_The problem:_
Repeat every entry exactly as it appears.

_Study material:_

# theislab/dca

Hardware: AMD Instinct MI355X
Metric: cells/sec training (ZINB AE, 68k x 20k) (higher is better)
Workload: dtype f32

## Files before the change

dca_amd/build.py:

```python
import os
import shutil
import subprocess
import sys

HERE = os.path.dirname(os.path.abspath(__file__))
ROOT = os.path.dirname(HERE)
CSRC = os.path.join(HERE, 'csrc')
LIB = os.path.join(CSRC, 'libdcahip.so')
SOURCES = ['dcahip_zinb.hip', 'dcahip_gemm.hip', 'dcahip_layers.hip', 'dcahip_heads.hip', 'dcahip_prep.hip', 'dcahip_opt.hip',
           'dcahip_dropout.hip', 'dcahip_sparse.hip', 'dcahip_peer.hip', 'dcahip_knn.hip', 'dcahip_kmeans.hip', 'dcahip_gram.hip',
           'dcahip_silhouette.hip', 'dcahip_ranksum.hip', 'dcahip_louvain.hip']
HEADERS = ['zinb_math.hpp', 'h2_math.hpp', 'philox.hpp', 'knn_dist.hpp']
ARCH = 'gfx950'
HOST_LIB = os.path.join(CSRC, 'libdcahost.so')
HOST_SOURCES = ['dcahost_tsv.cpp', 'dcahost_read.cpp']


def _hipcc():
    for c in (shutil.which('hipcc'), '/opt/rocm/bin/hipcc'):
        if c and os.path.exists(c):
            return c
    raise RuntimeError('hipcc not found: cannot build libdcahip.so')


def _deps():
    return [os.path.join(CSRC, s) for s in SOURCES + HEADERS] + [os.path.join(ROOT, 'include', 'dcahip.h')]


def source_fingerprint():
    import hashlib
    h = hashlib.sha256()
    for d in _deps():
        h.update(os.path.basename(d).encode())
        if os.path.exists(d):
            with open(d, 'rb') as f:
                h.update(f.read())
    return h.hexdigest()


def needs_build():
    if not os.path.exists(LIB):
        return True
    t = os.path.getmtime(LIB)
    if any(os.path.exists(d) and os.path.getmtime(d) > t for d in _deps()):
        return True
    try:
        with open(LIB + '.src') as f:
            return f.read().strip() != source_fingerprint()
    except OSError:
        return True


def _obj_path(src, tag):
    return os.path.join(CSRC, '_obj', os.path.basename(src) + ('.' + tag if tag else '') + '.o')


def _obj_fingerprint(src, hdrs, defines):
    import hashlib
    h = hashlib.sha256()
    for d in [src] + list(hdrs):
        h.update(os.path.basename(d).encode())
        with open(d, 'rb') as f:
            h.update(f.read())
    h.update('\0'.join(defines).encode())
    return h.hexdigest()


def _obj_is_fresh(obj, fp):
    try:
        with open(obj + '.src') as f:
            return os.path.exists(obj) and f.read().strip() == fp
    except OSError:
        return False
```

_Your solution:_
# theislab/dca

Hardware: AMD Instinct MI355X
Metric: cells/sec training (ZINB AE, 68k x 20k) (higher is better)
Workload: dtype f32

## Files before the change

dca_amd/build.py:

```python
import os
import shutil
import subprocess
import sys

HERE = os.path.dirname(os.path.abspath(__file__))
ROOT = os.path.dirname(HERE)
CSRC = os.path.join(HERE, 'csrc')
LIB = os.path.join(CSRC, 'libdcahip.so')
SOURCES = ['dcahip_zinb.hip', 'dcahip_gemm.hip', 'dcahip_layers.hip', 'dcahip_heads.hip', 'dcahip_prep.hip', 'dcahip_opt.hip',
           'dcahip_dropout.hip', 'dcahip_sparse.hip', 'dcahip_peer.hip', 'dcahip_knn.hip', 'dcahip_kmeans.hip', 'dcahip_gram.hip',
           'dcahip_silhouette.hip', 'dcahip_ranksum.hip', 'dcahip_louvain.hip']
HEADERS = ['zinb_math.hpp', 'h2_math.hpp', 'philox.hpp', 'knn_dist.hpp']
ARCH = 'gfx950'
HOST_LIB = os.path.join(CSRC, 'libdcahost.so')
HOST_SOURCES = ['dcahost_tsv.cpp', 'dcahost_read.cpp']


def _hipcc():
    for c in (shutil.which('hipcc'), '/opt/rocm/bin/hipcc'):
        if c and os.path.exists(c):
            return c
    raise RuntimeError('hipcc not found: cannot build libdcahip.so')


def _deps():
    return [os.path.join(CSRC, s) for s in SOURCES + HEADERS] + [os.path.join(ROOT, 'include', 'dcahip.h')]


def source_fingerprint():
    import hashlib
    h = hashlib.sha256()
    for d in _deps():
        h.update(os.path.basename(d).encode())
        if os.path.exists(d):
            with open(d, 'rb') as f:
                h.update(f.read())
    return h.hexdigest()


def needs_build():
    if not os.path.exists(LIB):
        return True
    t = os.path.getmtime(LIB)
    if any(os.path.exists(d) and os.path.getmtime(d) > t for d in _deps()):
        return True
    try:
        with open(LIB + '.src') as f:
            return f.read().strip() != source_fingerprint()
    except OSError:
        return True


def _obj_path(src, tag):
    return os.path.join(CSRC, '_obj', os.path.basename(src) + ('.' + tag if tag else '') + '.o')


def _obj_fingerprint(src, hdrs, defines):
    import hashlib
    h = hashlib.sha256()
    for d in [src] + list(hdrs):
        h.update(os.path.basename(d).encode())
        with open(d, 'rb') as f:
            h.update(f.read())
    h.update('\0'.join(defines).encode())
    return h.hexdigest()


def _obj_is_fresh(obj, fp):
    try:
        with open(obj + '.src') as f:
            return os.path.exists(obj) and f.read().strip() == fp
    except OSError:
        return False
```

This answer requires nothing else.